**What needs to be done**.
Wherever a line of the listing holds the string "hipStreamSynchronize", copy that line.

+-------+

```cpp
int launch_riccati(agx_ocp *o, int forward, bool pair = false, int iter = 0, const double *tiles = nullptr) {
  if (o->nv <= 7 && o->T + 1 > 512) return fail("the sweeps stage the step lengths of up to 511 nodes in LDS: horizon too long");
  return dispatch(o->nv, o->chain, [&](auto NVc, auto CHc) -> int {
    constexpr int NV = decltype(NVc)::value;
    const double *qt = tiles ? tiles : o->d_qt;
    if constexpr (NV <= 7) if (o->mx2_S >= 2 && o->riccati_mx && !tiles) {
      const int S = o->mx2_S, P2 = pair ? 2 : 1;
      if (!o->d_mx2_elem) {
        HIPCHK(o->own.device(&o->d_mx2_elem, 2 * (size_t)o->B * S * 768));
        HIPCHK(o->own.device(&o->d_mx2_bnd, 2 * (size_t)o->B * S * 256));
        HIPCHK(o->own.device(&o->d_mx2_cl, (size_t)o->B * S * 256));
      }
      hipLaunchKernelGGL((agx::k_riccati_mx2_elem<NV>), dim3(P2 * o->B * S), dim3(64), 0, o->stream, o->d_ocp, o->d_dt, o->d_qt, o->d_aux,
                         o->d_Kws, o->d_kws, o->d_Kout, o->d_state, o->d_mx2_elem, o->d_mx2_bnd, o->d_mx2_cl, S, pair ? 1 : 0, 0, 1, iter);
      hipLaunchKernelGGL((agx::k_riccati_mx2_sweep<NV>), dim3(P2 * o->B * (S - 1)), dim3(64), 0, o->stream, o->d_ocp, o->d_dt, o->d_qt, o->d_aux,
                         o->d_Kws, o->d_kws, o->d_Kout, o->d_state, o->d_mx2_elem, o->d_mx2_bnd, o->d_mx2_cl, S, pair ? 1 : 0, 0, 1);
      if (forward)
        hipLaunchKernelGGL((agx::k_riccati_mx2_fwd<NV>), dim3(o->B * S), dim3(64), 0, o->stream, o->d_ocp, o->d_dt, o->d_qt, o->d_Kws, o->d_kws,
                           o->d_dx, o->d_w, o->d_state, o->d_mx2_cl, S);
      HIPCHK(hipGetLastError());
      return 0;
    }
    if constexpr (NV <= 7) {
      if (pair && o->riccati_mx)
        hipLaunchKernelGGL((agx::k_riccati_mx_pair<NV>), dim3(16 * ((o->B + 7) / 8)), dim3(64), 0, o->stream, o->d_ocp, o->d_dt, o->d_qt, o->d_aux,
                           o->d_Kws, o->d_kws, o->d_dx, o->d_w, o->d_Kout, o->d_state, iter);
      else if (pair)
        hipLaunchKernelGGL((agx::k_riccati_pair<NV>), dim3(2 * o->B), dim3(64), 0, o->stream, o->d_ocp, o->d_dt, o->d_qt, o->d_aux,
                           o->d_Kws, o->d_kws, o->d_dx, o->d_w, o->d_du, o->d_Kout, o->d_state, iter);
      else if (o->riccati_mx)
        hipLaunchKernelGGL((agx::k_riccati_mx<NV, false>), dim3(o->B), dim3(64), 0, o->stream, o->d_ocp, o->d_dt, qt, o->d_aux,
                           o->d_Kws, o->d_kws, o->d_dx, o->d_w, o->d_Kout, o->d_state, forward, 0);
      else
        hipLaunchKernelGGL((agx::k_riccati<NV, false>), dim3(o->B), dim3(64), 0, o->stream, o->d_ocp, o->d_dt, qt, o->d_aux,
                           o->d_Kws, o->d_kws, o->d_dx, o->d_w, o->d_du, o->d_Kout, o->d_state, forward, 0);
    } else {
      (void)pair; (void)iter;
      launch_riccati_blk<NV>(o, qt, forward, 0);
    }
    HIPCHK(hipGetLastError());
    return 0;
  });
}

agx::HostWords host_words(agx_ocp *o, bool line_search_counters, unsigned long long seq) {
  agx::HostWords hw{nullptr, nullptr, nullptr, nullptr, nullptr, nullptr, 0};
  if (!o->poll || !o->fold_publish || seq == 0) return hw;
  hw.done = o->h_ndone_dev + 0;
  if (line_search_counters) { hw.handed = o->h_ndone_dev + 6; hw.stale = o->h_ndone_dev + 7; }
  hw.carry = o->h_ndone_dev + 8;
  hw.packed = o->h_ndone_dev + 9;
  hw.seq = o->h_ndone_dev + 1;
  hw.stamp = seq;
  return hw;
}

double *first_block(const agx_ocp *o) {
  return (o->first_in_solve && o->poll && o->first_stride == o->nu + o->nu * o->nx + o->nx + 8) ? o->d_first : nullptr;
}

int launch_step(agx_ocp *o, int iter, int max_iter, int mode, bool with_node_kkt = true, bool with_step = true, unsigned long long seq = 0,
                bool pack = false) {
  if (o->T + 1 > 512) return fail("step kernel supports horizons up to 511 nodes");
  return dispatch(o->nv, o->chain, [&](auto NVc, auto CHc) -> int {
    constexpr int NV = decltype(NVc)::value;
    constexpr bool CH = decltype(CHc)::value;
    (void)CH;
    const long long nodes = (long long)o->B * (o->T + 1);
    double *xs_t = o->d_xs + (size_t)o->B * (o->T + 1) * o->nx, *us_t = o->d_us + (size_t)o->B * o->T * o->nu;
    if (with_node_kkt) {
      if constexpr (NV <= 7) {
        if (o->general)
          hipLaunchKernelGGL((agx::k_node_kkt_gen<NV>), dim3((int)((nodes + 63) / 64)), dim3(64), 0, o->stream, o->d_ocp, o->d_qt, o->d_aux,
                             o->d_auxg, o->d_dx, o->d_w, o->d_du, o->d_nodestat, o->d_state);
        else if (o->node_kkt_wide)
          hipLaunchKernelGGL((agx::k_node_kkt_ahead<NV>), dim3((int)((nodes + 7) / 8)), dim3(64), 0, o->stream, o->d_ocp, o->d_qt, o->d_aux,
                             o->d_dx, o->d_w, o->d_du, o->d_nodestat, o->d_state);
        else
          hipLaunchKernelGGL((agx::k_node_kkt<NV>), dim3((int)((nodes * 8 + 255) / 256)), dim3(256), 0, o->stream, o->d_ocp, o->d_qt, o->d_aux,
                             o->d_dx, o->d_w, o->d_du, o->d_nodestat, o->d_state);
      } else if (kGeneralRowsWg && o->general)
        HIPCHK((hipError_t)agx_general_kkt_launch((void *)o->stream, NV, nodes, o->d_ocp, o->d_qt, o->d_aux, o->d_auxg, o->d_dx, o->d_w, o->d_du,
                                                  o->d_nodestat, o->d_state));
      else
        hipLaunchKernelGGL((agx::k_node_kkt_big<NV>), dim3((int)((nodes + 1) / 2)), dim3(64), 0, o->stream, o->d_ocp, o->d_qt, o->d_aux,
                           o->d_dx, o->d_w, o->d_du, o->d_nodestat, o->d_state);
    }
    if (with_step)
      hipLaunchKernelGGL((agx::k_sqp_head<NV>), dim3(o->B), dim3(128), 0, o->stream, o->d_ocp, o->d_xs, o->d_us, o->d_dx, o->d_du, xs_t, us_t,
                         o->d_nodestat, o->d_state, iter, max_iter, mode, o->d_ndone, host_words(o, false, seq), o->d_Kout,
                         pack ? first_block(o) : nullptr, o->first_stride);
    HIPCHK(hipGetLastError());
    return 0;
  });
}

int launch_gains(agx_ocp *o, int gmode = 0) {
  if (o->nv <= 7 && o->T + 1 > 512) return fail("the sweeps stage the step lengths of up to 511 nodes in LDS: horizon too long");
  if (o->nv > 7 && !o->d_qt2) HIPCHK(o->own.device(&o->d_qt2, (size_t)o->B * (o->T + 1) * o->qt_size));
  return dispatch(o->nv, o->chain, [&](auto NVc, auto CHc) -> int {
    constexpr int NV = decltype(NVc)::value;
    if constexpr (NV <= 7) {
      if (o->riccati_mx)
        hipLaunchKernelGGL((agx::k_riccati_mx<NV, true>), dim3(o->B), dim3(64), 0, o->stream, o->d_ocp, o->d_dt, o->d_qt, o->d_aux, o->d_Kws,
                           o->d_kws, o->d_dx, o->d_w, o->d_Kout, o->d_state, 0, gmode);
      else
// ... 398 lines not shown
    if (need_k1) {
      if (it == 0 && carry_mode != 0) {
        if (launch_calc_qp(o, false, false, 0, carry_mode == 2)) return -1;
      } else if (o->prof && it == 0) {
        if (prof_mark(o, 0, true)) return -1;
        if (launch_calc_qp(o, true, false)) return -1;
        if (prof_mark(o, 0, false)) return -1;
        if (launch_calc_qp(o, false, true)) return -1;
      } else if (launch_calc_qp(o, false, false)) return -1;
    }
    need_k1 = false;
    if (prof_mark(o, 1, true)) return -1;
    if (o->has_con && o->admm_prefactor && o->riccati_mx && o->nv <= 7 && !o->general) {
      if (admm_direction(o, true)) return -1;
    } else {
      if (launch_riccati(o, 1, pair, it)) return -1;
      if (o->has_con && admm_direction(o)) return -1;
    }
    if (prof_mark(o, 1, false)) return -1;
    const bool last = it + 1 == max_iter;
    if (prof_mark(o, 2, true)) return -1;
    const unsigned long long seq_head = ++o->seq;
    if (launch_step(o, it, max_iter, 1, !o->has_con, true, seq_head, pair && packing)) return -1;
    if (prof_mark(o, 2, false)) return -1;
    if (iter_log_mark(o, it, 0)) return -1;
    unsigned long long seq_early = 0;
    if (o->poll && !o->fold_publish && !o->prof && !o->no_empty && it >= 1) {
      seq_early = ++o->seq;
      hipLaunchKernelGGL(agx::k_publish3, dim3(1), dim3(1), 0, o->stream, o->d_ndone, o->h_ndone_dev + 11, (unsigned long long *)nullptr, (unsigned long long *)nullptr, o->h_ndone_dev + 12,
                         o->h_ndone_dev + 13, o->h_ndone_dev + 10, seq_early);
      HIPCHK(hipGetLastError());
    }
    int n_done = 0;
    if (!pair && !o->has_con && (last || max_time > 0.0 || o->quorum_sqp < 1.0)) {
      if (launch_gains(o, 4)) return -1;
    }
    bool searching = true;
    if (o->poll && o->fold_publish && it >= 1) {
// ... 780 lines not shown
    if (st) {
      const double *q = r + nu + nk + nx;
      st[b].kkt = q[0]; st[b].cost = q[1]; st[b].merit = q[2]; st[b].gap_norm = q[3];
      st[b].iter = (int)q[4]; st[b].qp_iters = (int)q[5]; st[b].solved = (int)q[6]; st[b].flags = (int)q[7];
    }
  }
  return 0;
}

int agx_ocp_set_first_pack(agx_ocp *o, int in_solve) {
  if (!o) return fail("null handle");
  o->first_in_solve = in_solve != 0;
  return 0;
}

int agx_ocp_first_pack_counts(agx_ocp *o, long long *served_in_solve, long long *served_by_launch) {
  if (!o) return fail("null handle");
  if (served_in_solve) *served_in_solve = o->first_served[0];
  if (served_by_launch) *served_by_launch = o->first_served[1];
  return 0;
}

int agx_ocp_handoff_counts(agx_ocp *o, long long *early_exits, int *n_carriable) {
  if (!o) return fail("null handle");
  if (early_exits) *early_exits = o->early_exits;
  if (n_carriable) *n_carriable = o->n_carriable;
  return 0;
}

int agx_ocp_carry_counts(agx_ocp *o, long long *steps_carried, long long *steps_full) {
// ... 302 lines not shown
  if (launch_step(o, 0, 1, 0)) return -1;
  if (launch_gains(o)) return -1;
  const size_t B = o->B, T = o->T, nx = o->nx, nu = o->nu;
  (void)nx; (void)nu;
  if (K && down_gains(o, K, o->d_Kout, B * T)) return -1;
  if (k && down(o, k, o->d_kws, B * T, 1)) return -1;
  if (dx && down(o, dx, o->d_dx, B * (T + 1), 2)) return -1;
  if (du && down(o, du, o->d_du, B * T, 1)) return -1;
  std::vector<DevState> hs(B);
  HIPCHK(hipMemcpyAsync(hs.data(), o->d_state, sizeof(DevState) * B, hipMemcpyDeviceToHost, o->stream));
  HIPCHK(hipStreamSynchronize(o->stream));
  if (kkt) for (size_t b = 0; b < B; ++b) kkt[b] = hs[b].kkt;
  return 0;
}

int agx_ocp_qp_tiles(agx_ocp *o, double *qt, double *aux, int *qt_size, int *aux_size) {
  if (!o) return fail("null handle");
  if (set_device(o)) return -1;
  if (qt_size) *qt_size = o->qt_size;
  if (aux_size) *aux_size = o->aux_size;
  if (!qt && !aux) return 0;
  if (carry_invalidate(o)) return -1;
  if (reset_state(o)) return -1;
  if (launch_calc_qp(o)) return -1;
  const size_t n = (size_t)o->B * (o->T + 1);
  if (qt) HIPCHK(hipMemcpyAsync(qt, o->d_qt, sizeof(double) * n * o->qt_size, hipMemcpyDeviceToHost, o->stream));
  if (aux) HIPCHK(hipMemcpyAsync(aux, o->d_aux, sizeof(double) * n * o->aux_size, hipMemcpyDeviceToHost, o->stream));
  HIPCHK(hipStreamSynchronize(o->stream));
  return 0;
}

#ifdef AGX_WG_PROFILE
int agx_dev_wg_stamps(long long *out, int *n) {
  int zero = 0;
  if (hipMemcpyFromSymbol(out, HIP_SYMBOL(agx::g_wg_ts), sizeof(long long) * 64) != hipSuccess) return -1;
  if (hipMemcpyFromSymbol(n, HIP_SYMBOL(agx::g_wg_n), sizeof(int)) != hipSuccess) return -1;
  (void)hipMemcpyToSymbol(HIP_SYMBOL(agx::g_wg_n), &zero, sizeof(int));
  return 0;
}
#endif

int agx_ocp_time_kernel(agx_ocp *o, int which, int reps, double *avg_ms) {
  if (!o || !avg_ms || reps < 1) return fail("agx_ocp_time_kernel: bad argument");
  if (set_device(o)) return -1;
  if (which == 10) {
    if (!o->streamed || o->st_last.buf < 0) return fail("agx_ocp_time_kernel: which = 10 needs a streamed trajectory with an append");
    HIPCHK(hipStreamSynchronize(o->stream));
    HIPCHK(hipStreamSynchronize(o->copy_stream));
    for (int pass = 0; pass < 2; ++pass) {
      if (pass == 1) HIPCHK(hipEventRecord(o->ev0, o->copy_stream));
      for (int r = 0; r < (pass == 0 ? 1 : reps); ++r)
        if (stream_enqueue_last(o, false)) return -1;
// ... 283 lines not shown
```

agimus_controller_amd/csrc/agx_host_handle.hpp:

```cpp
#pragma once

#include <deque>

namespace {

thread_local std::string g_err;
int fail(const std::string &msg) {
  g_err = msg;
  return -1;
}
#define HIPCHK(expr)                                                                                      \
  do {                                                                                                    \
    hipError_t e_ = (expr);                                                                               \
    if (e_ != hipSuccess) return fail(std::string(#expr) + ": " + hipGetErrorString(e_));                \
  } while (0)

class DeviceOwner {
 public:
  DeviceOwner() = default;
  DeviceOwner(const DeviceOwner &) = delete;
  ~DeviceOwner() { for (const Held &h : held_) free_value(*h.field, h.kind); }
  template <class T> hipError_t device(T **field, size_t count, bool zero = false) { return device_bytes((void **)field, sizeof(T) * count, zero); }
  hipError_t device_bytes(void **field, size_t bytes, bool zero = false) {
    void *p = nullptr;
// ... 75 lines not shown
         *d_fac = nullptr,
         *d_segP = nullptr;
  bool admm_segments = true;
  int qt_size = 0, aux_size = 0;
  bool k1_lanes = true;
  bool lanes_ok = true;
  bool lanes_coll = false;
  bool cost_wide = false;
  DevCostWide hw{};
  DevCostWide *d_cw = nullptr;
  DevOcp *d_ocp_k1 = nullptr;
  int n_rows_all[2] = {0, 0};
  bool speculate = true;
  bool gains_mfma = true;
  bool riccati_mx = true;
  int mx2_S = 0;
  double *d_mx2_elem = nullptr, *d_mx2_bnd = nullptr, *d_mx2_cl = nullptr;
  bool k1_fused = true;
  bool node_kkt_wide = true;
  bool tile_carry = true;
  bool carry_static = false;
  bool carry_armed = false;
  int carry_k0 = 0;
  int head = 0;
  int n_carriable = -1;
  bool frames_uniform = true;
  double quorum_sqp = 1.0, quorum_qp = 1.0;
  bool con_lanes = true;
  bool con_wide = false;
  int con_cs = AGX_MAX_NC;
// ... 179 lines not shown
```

+-------+

**Problem solution**.
  HIPCHK(hipStreamSynchronize(o->stream));
  HIPCHK(hipStreamSynchronize(o->stream));
    HIPCHK(hipStreamSynchronize(o->stream));
    HIPCHK(hipStreamSynchronize(o->copy_stream));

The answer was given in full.